2. It is a Special Interest Handout: As Warren Buffett explains, “On wind energy, we get a tax credit if we build a lot of wind farms. That’s the only reason to build them. They don’t make sense without the tax credit.” Buffett made it clear that the PTC is most beneficial to wealthy wind developers who are able to reduce their tax rate at the expense of the rest of the taxpayers and ratepayers.

3. It Threatens the Reliability of the Electricity Grid: No matter how many subsidies and mandates the government provides to prop up wind energy, they cannot fix one of its fundamental flaws: unreliability. The wind follows the weather, not Americans’ energy needs. In fact, wind output is often lowest when energy demand is highest. This constant variation of wind output puts significant strain on the electric grid, which increases the risk of blackouts.

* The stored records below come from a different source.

# lordet01/SE_SNMF_NAT

Measured on AMD Instinct MI355X. Metric: NMF multiplicative-update iterations/sec (FxTxr), higher is better.
Workload: dtype f32; 1 GPU; single-MI355X sparse NMF basis train (BASELINE configs[1]): 257x100000 frames, r=256, KL, sparsity=5.0, full W+H update + objective per step; F=257, T=100000, r=256, beta=1, settle_steps=150

## Files before the change

### se_snmf_nat_amd/csrc/snmf_internal.h

```cpp
#pragma once
#include "snmf_kernels.h"

#include <algorithm>
#include <cmath>
#include <cstdarg>
#include <cstdio>
#include <cstring>
#include <deque>
#include <map>
#include <mutex>
#include <string>
#include <vector>

#include "snmf.h"

using namespace snmf;

extern thread_local std::string g_err;
int fail(int code, const char* fmt, ...);
#define HIP_TRY(expr)                                                                              \
    do {                                                                                           \
        hipError_t e_ = (expr);                                                                    \
        if (e_ != hipSuccess)                                                                      \
            return fail(e_ == hipErrorOutOfMemory ? SNMF_ERR_NOMEM : SNMF_ERR_NO_DEVICE, "%s: %s", \
// ... 82 lines not shown
    int NKT = 8, NWB = 4, WPS = 2, NLW = 0;
    int nbw = 2;
    int n_fg = 1, n_kg = 1, n_chunks = 1;
    static constexpr int stagger_w = 0;
    bool sf = false;
    int sf_grid = 1;
    bool wsf = false;
    size_t lds_wsf = 0;
    bool isf_share = false;
    bool wsf_share = false;
    bool isf = false;
    size_t lds_isf = 0;
    static constexpr int sf_stagger = 8000;
    size_t lds_sf = 0;
    int sf_share = 0, sf_nfull = 0;
    bool sr = false, wsr = false;
    int sr_grid = 1;
    static constexpr int sr_stagger = 1300;
    size_t lds_sr = 0, lds_wsr = 0;
    int til = 1;
    int n_ch1 = 0;
    bool wxg_off = false;
    bool wxg = false;
    int kq_chunks = 0, kq_kg = 0;
    size_t kq_lds = 0;
    size_t lds_w = 0;
    bool wfin = false;
    int wfin_S = 1;
    size_t lds_wfin = 0;
    bool fold_obj = false;
    bool gram_p = false;
    int gram_chunks = 0;
    bool generic = false;
    int frame_fb = 0, frame_kb = 0;
    size_t lds_frame = 0;
    size_t lds_mdi = 0;
    int grid_mdi = 1;
    bool small = false;
    bool small_ok = false;
    size_t lds_small = 0;
};
int plan_geometry(const snmf_params* p, int n_cu, PlanGeometry* g);
void describe_geometry(const PlanGeometry& g, const snmf_params& p, int n_cu, bool mdi, char* buf, size_t n);

struct snmf_plan : PlanGeometry {
    snmf_ctx* ctx = nullptr;
// ... 117 lines not shown
```

### se_snmf_nat_amd/csrc/snmf_kernels.h

```cpp
#pragma once
#include <hip/hip_runtime.h>
#include <stdint.h>

namespace snmf {

typedef float f32x2 __attribute__((ext_vector_type(2)));

typedef float f32x16 __attribute__((ext_vector_type(16)));
typedef float f32x4 __attribute__((ext_vector_type(4)));

constexpr float kFlr = 1e-9f;
constexpr int kMaxNW = 12;

constexpr int BM_GEN = 0;
constexpr int BM_KL = 1;
constexpr int BM_EUC = 2;

__device__ __forceinline__ f32x16 mfma32(float a, float b, f32x16 c) {
    return __builtin_amdgcn_mfma_f32_32x32x2f32(a, b, c, 0, 0, 0);
}
__device__ __forceinline__ f32x16 zero16() {
    f32x16 z;
#pragma unroll
    for (int i = 0; i < 16; ++i) z[i] = 0.f;
// ... 321 lines not shown
        wA[0] = ldw(q + 4);
        wA[1] = ldw(q + 5);
        sA[0] = *reinterpret_cast<const f32x4*>(bp + 32);
        sA[1] = *reinterpret_cast<const f32x4*>(bp + 40);
        bp += 32;
        SNMF_PIN();
        mmstage(wB, sB);
    }
    if (q < nq) {
#pragma unroll
        for (int e = 0; e < 4; ++e) acc = mfma32(sA[0][e], wA[0][e], acc);
    }
    if (q + 1 < nq) {
#pragma unroll
        for (int e = 0; e < 4; ++e) acc = mfma32(sA[1][e], wA[1][e], acc);
    }
    if (q + 2 < nq) {
        const f32x4 w2 = ldw(q + 2);
        const f32x4 s2 = *reinterpret_cast<const f32x4*>(bp + 16);
#pragma unroll
        for (int e = 0; e < 4; ++e) acc = mfma32(s2[e], w2[e], acc);
    }
}

__device__ __forceinline__ void stagger_start(int cycles, unsigned linear_block, unsigned n_blocks, int shift) {
    const bool late = shift >= 0 ? ((linear_block >> shift) & 1u) != 0 : linear_block >= n_blocks / 2;
    if (cycles > 0 && late) {
        const unsigned long long t0 = __builtin_amdgcn_s_memtime();
        while (__builtin_amdgcn_s_memtime() - t0 < (unsigned long long)cycles) __builtin_amdgcn_s_sleep(32);
    }
}

template <int NTHREADS>
__device__ __forceinline__ void stage_in(const float* __restrict__ src, float* dst, int cols, int rowlen, int ld,
                                         int tid) {
    const int r4 = rowlen / 4;
    const int n4 = cols * r4;
    constexpr int B = 8;
    for (int i0 = tid; i0 < n4; i0 += B * NTHREADS) {
        f32x4 x[B];
#pragma unroll
        for (int b = 0; b < B; ++b) {
            const int i = i0 + b * NTHREADS;
            if (i < n4) x[b] = *reinterpret_cast<const f32x4*>(src + 4 * (size_t)i);
        }
        SNMF_PIN();
// ... 2359 lines not shown
            dps[k] = k < sa.Rx ? 0.f : hw;
        }
        __builtin_amdgcn_wave_barrier();
        for (int part = 0; part < 2; ++part) {
            hsolve_frame_p1<FB, KB>(wr, part ? dps : sps, wxs, lamp, xlam, Fm, xr, kb, fb, lane);
            __syncthreads();
            for (int f = tid; f < Fm && f < F; f += NTHR) {
                float s = lamp[f];
#pragma unroll
                for (int q = 1; q < 8; ++q) s += lamp[q * Fm + f];
                out[part * F + f] = s;
            }
            if (xr && tid == 0) {
                float s = xlam[0];
#pragma unroll
                for (int q = 1; q < 8; ++q) s += xlam[q];
                out[part * F + Fm] = s;
            }
            __syncthreads();
        }
    }
}
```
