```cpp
extern "C" pg_status pg_table_reset_acc(int64_t t)
{
    try {
        Table* tbl;
        {
            std::lock_guard<std::mutex> lk(g_mu);
            auto it = g_tables.find(t);
            if (it == g_tables.end())
                return seterr("pg_table_reset_acc: table not found");
            tbl = it->second.get();
        }
        if (tbl->acc.p)
            CHK(hipMemsetAsync(tbl->acc.p, 0, tbl->acc.sz, g_stream));
        if (tbl->acc_multi.p)
            CHK(hipMemsetAsync(tbl->acc_multi.p, 0, tbl->acc_multi.sz,
                               g_stream));
        CHK(hipStreamSynchronize(g_stream));
        return PG_OK;
    } catch (const std::exception& e) {
        return seterr(e.what());
    }
}

namespace {

static uint32_t crc32_tab_[256];
static bool crc32_init_ = false;
static uint32_t pg_crc32(uint32_t crc, const uint8_t* p, size_t n)
{
    if (!crc32_init_) {
        for (uint32_t i = 0; i < 256; i++) {
            uint32_t c = i;
            for (int k = 0; k < 8; k++)
                c = (c & 1) ? 0xEDB88320u ^ (c >> 1) : c >> 1;
            crc32_tab_[i] = c;
        }
        crc32_init_ = true;
    }
    crc = ~crc;
    for (size_t i = 0; i < n; i++)
        crc = crc32_tab_[(crc ^ p[i]) & 0xff] ^ (crc >> 8);
    return ~crc;
}

struct ByteWriter {
    uint8_t* p;
// ... 583 lines not shown
```

Before: 123.0 billion rows/s.

## Record first-touched group slots during probe to extract groups by list

The grouped probe kernels (including the Q3 path) now append each accumulator slot to a device-side hit list the first time its count goes from zero, staging entries per wave in LDS and flushing with one atomic per wave. At finish, when the list is small relative to the accumulator table, a list-driven emit kernel writes only the touched groups instead of scanning and compacting the whole table. This removes the full-table scan in Q3 group extraction. In exchange it adds ballot and LDS work plus extra atomics to the hot probe loop, and sets occupancy hints on the probe kernels.

New measurement: 136.7 billion rows/s (median of 6 runs). 11.2% higher.

```diff
diff --git a/include/presto_gpu.h b/include/presto_gpu.h
--- a/include/presto_gpu.h
+++ b/include/presto_gpu.h
@@ -25,6 +25,7 @@
 void pg_hot_reset(void);
 int64_t pg_q1_fast_launches(void);
 int64_t pg_build_staged_launches(void);
+int64_t pg_groups_list_extractions(void);
 
 typedef enum {
     PG_T_U8 = 0,
diff --git a/presto_amd/csrc/kernels.hip b/presto_amd/csrc/kernels.hip
--- a/presto_amd/csrc/kernels.hip
+++ b/presto_amd/csrc/kernels.hip
@@ -143,6 +143,11 @@
 extern "C" int64_t pg_build_staged_launches(void)
 {
     return g_build_staged_launches;
+}
+static int64_t g_groups_list_extractions = 0;
+extern "C" int64_t pg_groups_list_extractions(void)
+{
+    return g_groups_list_extractions;
 }
 
 #define WAVE 64
@@ -1801,20 +1806,74 @@
     if (((old ^ nv) & (ticks ^ nv)) < 0 && ovf) atomicAdd(ovf, 1ull);
 }
 
-__global__ __launch_bounds__(256) void k_probe_agg(
+struct hit_list {
+    void* ents;
+    unsigned long long* cursor;
+    int64_t cap;
+    int32_t wide;
+};
+
+__device__ inline void d_hits_flush(const hit_list& hl,
+                                    volatile int64_t* wbuf, int cnt)
+{
+    const int lane = threadIdx.x & 63;
+    int64_t g = 0;
+    __builtin_amdgcn_fence(__ATOMIC_RELEASE, "wavefront");
+    __builtin_amdgcn_wave_barrier();
+    if (lane == 0)
+        g = (int64_t)atomicAdd(hl.cursor, (unsigned long long)cnt);
+    g = __shfl(g, 0, WAVE);
+    if (lane < cnt && g + lane < hl.cap) {
+        int64_t s = wbuf[lane];
+        if (hl.wide)
+            ((int64_t*)hl.ents)[g + lane] = s;
+        else
+            ((uint32_t*)hl.ents)[g + lane] = (uint32_t)s;
+    }
+    __builtin_amdgcn_fence(__ATOMIC_ACQUIRE, "wavefront");
+    __builtin_amdgcn_wave_barrier();
+}
+
+__device__ inline void d_hits_stage(const hit_list& hl,
+                                    volatile int64_t* wbuf, int* cnt,
+                                    bool ft, int64_t slot)
+{
+    uint64_t m = d_ballot(ft);
+    if (!m) return;
+    const int lane = threadIdx.x & 63;
+    int pos = *cnt + __popcll(m & ((1ull << lane) - 1));
+    int total = *cnt + __popcll(m);
+    if (ft && pos < WAVE) wbuf[pos] = slot;
+    if (total >= WAVE) {
+        d_hits_flush(hl, wbuf, WAVE);
+        if (ft && pos >= WAVE) wbuf[pos - WAVE] = slot;
+        total -= WAVE;
+    }
+    *cnt = total;
+}
+
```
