template <bool XV, bool GV, int XT, int GT, int U, bool S16, bool BFM = false, int PROT = -1, bool DBG = false>
__global__ __launch_bounds__(256, 2) void tapwgrad_kernel(const LfTapGeom g, const LfWgradArgs a, const int pro_rt,
                                                      const long pps, const int write_bias, const int gxs) {
    constexpr int XTiles = XV ? 4 : XT, GTiles = GV ? 4 : GT;
    const int pro = PROT >= 0 ? (PROT ? LF_PRO_BNRELU : LF_PRO_NONE) : pro_rt;
    constexpr int XB = XTiles * 16, GB = GTiles * 16;
    const int lane = threadIdx.x & 63, wave = threadIdx.x >> 6;
    const int pl = lane & 15, kq = lane >> 4;
    unsigned long long tstamp[4] = {0ull, 0ull, 0ull, 0ull};
    if constexpr (DBG) tstamp[0] = __builtin_amdgcn_s_memrealtime();
    const int ncob = g.Cd / GB;
    unsigned ord = blockIdx.x;
    if ((gridDim.x & 7u) == 0) ord = (ord & 7u) * (gridDim.x >> 3) + (ord >> 3);
    const unsigned nz = (unsigned)((g.Cs / XB) * ncob);
    const int t = (int)(ord % (unsigned)g.ntaps);
    const int bz = (int)((ord / (unsigned)g.ntaps) % nz);
    const unsigned bxs = ord / ((unsigned)g.ntaps * nz);
    (void)gxs;
    const int cib = bz / ncob, cob = bz % ncob;
    const long npix = (long)g.N * g.Hl * g.Wl;
    const int wave_u = __builtin_amdgcn_readfirstlane(wave);
    const long sub = (long)bxs * WG_WAVES + wave_u;
    const long p_begin = sub * pps;
    long p_end = p_begin + pps;
    if (p_end > npix) p_end = npix;
    const int niter = p_end > p_begin ? (int)((p_end - p_begin) / (4 * U)) : 0;

    f32x4 acc[XTiles][GTiles];
#pragma unroll
    for (int r = 0; r < XTiles; ++r)
#pragma unroll
        for (int q = 0; q < GTiles; ++q) acc[r][q] = zero4();
    float bsum[GTiles];
#pragma unroll
    for (int q = 0; q < GTiles; ++q) bsum[q] = 0.f;

    int pj, pi, pn;
    {
        const unsigned q = niter ? (unsigned)p_begin : 0u;
        const unsigned r = q / (unsigned)g.Wl;
        pj = (int)(q - r * (unsigned)g.Wl);
        pn = (int)(r / (unsigned)g.Hl);
        pi = (int)(r - (unsigned)pn * (unsigned)g.Hl);
        pj = __builtin_amdgcn_readfirstlane(pj); pi = __builtin_amdgcn_readfirstlane(pi); pn = __builtin_amdgcn_readfirstlane(pn);
    }
    const int dh = g.tdh[t], dw = g.tdw[t];
    const int xch = g.s_choff + cib * XB + (XV ? 4 * pl : pl);
    const int gch = g.d_choff + cob * GB + (GV ? 4 * pl : pl);
    const __amdgpu_buffer_rsrc_t rx = make_rsrc(a.x, (unsigned)((long)g.N * g.Hs * g.Ws * g.s_pix << (S16 ? 1 : 2))),
                                 rg = make_rsrc(a.g, (unsigned)((long)g.N * g.Hd * g.Wd * g.d_pix << (S16 ? 1 : 2)));
    f32x4 psc, psh;
    float psc1[XTiles], psh1[XTiles];
    if (pro == LF_PRO_BNRELU) {
        if constexpr (XV) { psc = ldg4(a.pro_sc + cib * XB + 4 * pl); psh = ldg4(a.pro_sh + cib * XB + 4 * pl); }
        else {
#pragma unroll
            for (int r = 0; r < XTiles; ++r) { psc1[r] = a.pro_sc[cib * XB + r * 16 + pl]; psh1[r] = a.pro_sh[cib * XB + r * 16 + pl]; }
        }
    }

    const unsigned gvoff = (unsigned)(kq * g.dsw * g.d_pix + gch), gstep = (unsigned)(4 * g.dsw * g.d_pix);
    const unsigned xvoff = (unsigned)(kq * g.ssw * g.s_pix + xch), xstep = (unsigned)(4 * g.ssw * g.s_pix);
    constexpr unsigned ESH = S16 ? 1 : 2;
    static_assert(!BFM || (S16 && XV && GV && U == 4), "BFM needs bf16 tensors, vector mode, U = 4");
    struct WStep {
        uint2 xr[BFM ? U : 1], gr[BFM ? U : 1];
        f32x4 x4[XV ? U : 1], g4[GV ? U : 1];
        float xs[XV ? 1 : U][XTiles], gs[GV ? 1 : U][GTiles];
        unsigned xmask;
    };
    constexpr unsigned OOBE = LF_OOB >> ESH;
    auto ldx = [&](WStep& S, int u, unsigned voff, unsigned soff) __attribute__((always_inline)) {
        if constexpr (BFM) S.xr[u] = __builtin_bit_cast(uint2, __builtin_amdgcn_raw_buffer_load_b64(rx, (int)(voff << 1), (int)(soff << 1), 0));
        else if constexpr (XV) {
            if constexpr (S16) S.x4[u] = epi_ld<true>(rx, voff, soff);
            else S.x4[u] = ldb4(rx, voff << 2, soff << 2);
        } else {
#pragma unroll
            for (int r = 0; r < XTiles; ++r) S.xs[u][r] = wg_ld1<S16>(rx, voff + r * 16, soff);
        }
    };
    auto wload = [&](WStep& S) __attribute__((always_inline)) {
        const unsigned gso = (unsigned)(((pn * g.Hd + pi * g.dsh + g.dah) * g.Wd + pj * g.dsw + g.daw) * g.d_pix);
#pragma unroll
        for (int u = 0; u < U; ++u) {
            const unsigned so = gso + u * gstep;
            if constexpr (BFM) S.gr[u] = __builtin_bit_cast(uint2, __builtin_amdgcn_raw_buffer_load_b64(rg, (int)(gvoff << 1), (int)(so << 1), 0));
            else if constexpr (GV) {
                if constexpr (S16) S.g4[u] = epi_ld<true>(rg, gvoff, so);
                else S.g4[u] = ldb4(rg, gvoff << 2, so << 2);
            } else {
#pragma unroll
                for (int q = 0; q < GTiles; ++q) S.gs[u][q] = wg_ld1<S16>(rg, gvoff + q * 16, so);
            }
        }
        const int sy = pi * g.ssh + dh;
        const bool yin = sy >= 0 && sy < g.Hs;
        const int sx0 = pj * g.ssw + dw, sxl = sx0 + (4 * U - 1) * g.ssw;
        if (yin && sx0 >= 0 && sxl < g.Ws) {
            const unsigned xso = (unsigned)(((pn * g.Hs + sy) * g.Ws + sx0) * g.s_pix);
#pragma unroll
            for (int u = 0; u < U; ++u) ldx(S, u, xvoff, xso + u * xstep);
            S.xmask = 0xfu;
        } else {
            const int syc = min(max(sy, 0), g.Hs - 1);
            const unsigned xso = (unsigned)((pn * g.Hs + syc) * g.Ws * g.s_pix);
            unsigned xm = 0;
#pragma unroll
            for (int u = 0; u < U; ++u) {
                const int sx = sx0 + (kq + 4 * u) * g.ssw;
                const bool in = yin && sx >= 0 && sx < g.Ws;
                xm |= (in ? 1u : 0u) << u;
                const unsigned oc = (unsigned)(min(max(sx, 0), g.Ws - 1) * g.s_pix + xch);
                ldx(S, u, (in || pro == LF_PRO_BNRELU) ? oc : OOBE, xso);
            }
            S.xmask = xm;
        }
    };
// ... 447 lines not shown
    long p_end = p_begin + pps;
    if (p_end > npix) p_end = npix;
    const int niter = p_end > p_begin ? (int)((p_end - p_begin + 15) / 16) : 0;
    f32x4 acc[NTAPS];
#pragma unroll
    for (int t = 0; t < NTAPS; ++t) acc[t] = zero4();
    float bsum = 0.f;
    const i32x4s rx = make_rsrc_words(a.x, (unsigned)min((long)g.N * g.Hs * g.Ws * g.s_pix * 4, (long)LF_OOB)),
                 rg = make_rsrc_words(a.g, (unsigned)min((long)g.N * g.Hd * g.Wd * g.d_pix * 4, (long)LF_OOB));
    const unsigned lds0 = (unsigned)(size_t)(__attribute__((address_space(3))) unsigned char*)lf_tap_lds + (unsigned)(wave * W16F_STAGES * W16F_STAGE);
    typedef __attribute__((address_space(3))) float* lds_f32_p;
    lds_f32_p const frag = (lds_f32_p)((__attribute__((address_space(3))) unsigned char*)lf_tap_lds + wave * W16F_STAGES * W16F_STAGE + kq * 64 + pl * 4);
    const int tdh0 = g.tdh[0], tdh1 = g.tdh[1], tdh2 = g.tdh[2], tdw0 = g.tdw[0], tdw1 = g.tdw[1], tdw2 = g.tdw[2];
    long p_ld = p_begin;
    int pj, pi, pn;
    {
        const unsigned q = niter ? (unsigned)p_begin : 0u;
        const unsigned r = q / (unsigned)g.Wl;
        pj = __builtin_amdgcn_readfirstlane((int)(q - r * (unsigned)g.Wl));
        pn = __builtin_amdgcn_readfirstlane((int)(r / (unsigned)g.Hl));
        pi = __builtin_amdgcn_readfirstlane((int)r) - pn * g.Hl;
    }
    int cj = pj, ci = pi;
    const int px = lane >> 2, chunk = lane & 3;
    auto issue = [&](const int slot) __attribute__((always_inline)) {
        const bool ok = p_ld < p_end;
        const int j = pj + px;
        const unsigned dst = lds0 + (unsigned)(slot * W16F_STAGE);
        const unsigned go = (unsigned)((((pn * g.Hd + pi * g.dsh + g.dah) * g.Wd + j * g.dsw + g.daw) * g.d_pix + g.d_choff + chunk * 4) * 4);
        lds_dma16(rg, dst, ok ? go : LF_OOB, 0u);
#pragma unroll
        for (int t = 0; t < NTAPS; ++t) {
            const int dh = t == 0 ? tdh0 : t == 1 ? tdh1 : tdh2, dw = t == 0 ? tdw0 : t == 1 ? tdw1 : tdw2;
            const int sy = pi * g.ssh + dh, sx = j * g.ssw + dw;
            const bool in = ok && sy >= 0 && sy < g.Hs && sx >= 0 && sx < g.Ws;
            const unsigned xo = (unsigned)((((pn * g.Hs + sy) * g.Ws + sx) * g.s_pix + g.s_choff + chunk * 4) * 4);
            lds_dma16(rx, dst + (unsigned)((1 + t) * 1024), in ? xo : LF_OOB, 0u);
        }
        p_ld += 16;
        pj += 16;
        if (pj >= g.Wl) { pj = 0; if (++pi >= g.Hl) { pi = 0; ++pn; } }
    };
    float psc = 1.f, psh = 0.f;
    if constexpr (PRO) {
        psc = a.pro_sc[pl]; psh = a.pro_sh[pl];
        asm volatile("" ::"v"(psc), "v"(psh) : "memory");
    }
#pragma unroll
    for (int q = 0; q < W16F_STAGES - 1; ++q) issue(q);
    for (int it0 = 0; it0 < niter; it0 += W16F_STAGES) {
#pragma unroll
        for (int sl = 0; sl < W16F_STAGES; ++sl) {
            if (it0 + sl >= niter) break;
            asm volatile("s_waitcnt vmcnt(8) lgkmcnt(0)" ::: "memory");
            issue((sl + W16F_STAGES - 1) % W16F_STAGES);
            float gv[4], xv[NTAPS][4];
#pragma unroll
            for (int u = 0; u < 4; ++u) {
                gv[u] = frag[(sl * W16F_STAGE + u * 256) / 4];
#pragma unroll
                for (int t = 0; t < NTAPS; ++t) xv[t][u] = frag[(sl * W16F_STAGE + (1 + t) * 1024 + u * 256) / 4];
            }
            if constexpr (PRO) {
#pragma unroll
                for (int t = 0; t < NTAPS; ++t) {
                    const int dh = t == 0 ? tdh0 : t == 1 ? tdh1 : tdh2, dw = t == 0 ? tdw0 : t == 1 ? tdw1 : tdw2;
                    const bool rowok = (unsigned)(ci * g.ssh + dh) < (unsigned)g.Hs;
                    const int c0 = cj * g.ssw + dw;
                    const bool edge = c0 < 0 || c0 + 15 * g.ssw >= g.Ws;
#pragma unroll
                    for (int u = 0; u < 4; ++u) {
                        float v = fmaxf(xv[t][u] * psc + psh, 0.f);
                        if (edge) v = (unsigned)(c0 + (4 * u + kq) * g.ssw) < (unsigned)g.Ws ? v : 0.f;
                        xv[t][u] = rowok ? v : 0.f;
                    }
                }
                cj += 16;
                if (cj >= g.Wl) { cj = 0; if (++ci >= g.Hl) ci = 0; }
            }
#pragma unroll
            for (int u = 0; u < 4; ++u) {
#pragma unroll
                for (int t = 0; t < NTAPS; ++t) acc[t] = __builtin_amdgcn_mfma_f32_16x16x4f32(xv[t][u], gv[u], acc[t], 0, 0, 0);
                bsum += gv[u];
            }
        }
    }
    asm volatile("s_waitcnt vmcnt(0)" ::: "memory");
    __shared__ float red[WG_WAVES - 1][NTAPS * 4][64];
    __shared__ float bred[WG_WAVES][64];
    if (wave > 0) {
#pragma unroll
        for (int t = 0; t < NTAPS; ++t)
#pragma unroll
            for (int e = 0; e < 4; ++e) red[wave - 1][t * 4 + e][lane] = acc[t][e];
    }
    bred[wave][lane] = bsum;
    __syncthreads();
    if (wave == 0) {
#pragma unroll
        for (int t = 0; t < NTAPS; ++t) {
            float* out = a.partial + ((long)blockIdx.x * NTAPS + t) * g.Cs * g.Cd;
#pragma unroll
            for (int e = 0; e < 4; ++e) {
                float v = acc[t][e];
#pragma unroll
                for (int w = 0; w < WG_WAVES - 1; ++w) v += red[w][t * 4 + e][lane];
                out[(long)(4 * kq + e) * g.Cd + pl] = v;
            }
        }
        if (write_bias && a.bias_partial) {
            float v = bred[0][lane] + bred[1][lane] + bred[2][lane] + bred[3][lane];
            v += __shfl_xor(v, 16, 64);
            v += __shfl_xor(v, 32, 64);
            if (kq == 0) a.bias_partial[(long)blockIdx.x * g.Cd + pl] = v;
        }
    }
}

4. It Encourages “Cannibal Behavior”: The PTC allows wind producers to pay the grid to take their power and still profit. This “negative pricing”—or “cannibal behavior” as The New York Times reported—has contributed to premature plant retirements, including Dominion’s Kewaunee Nuclear Plant and Entergy’s Vermont Yankee Nuclear Plant. 

5. It Destroys More Jobs than it Creates: The PTC leads to net destruction of jobs by diverting capital away from projects that make the most financial sense and increasing the cost of electricity in the long run. For instance, an analysis of Spain’s green energy subsidies found that for every job created, 2.2 jobs were destroyed elsewhere in the economy.

6. It Stifles Innovation: Industries that grow dependent on government are much less likely innovate to make their product better. The Wind PTC is over 20 years old. The technology of wind energy, compared to other energy sources (think massive technology advances in oil and natural gas), has not significantly improved over those three decades—wind power still cannot help keep the lights on when the wind isn’t blowing. These handouts have contributed to its failure to become market viable.

7. It is Crucial to the EPA Power Plant Regulations: The EPA is pursuing aggressive regulations of existing power plants that amount to a federal takeover of the electricity system. One of the goals of this regulation is to shift electricity from sources like coal toward renewable energy like wind. Without the Wind PTC, mandating renewables is a much more difficult task. Extending the Wind PTC helps enable this federal takeover by the EPA.

8. It Ignores Environmental Drawbacks of Wind Energy: Advocates dub wind “Clean Energy,” yet wind has numerous environmental drawbacks. Wind facilities kill millions of birds and bats, including endangered and threated species like bald and golden eagles. In addition, wind turbines are manufactured with rare earth minerals mined mostly from China under horrific environmental conditions. Lastly, industrial wind developments use a lot of land for a small amount of energy 

9. It Props Up an Old, Failed Technology: Wind energy is not a new, “infant” industry as the wind lobby claims. Wind turbines have been used to produce electricity for over 100 years. It did not take long to figure out back then that wind was an unreliable, expensive form of energy. Despite billions of dollars in taxpayer support over decades, not much has changed today. Wind is still an unreliable, expensive form of energy.

10. It Promotes an Energy Source that Depends on Other Energy Sources: Many proponents of the PTC claim wind energy can break our “dependence” on fossil fuels. Yet, wind energy would not be possible without natural gas, oil, and coal. These fuels are needed to manufacture, deliver, and maintain wind turbines. Additionally, back up power, dominated by natural gas and coal, is necessary because of the earlier mentioned reliability issues with wind. Wind is very much dependent on other fuels and would not be possible without them.

The American Energy Alliance supports eliminating the wind PTC and urges all Members of Congress to co-sponsor H.R. 1901. Co-sponsorship of this legislation will be calculated into our American Energy Scorecard.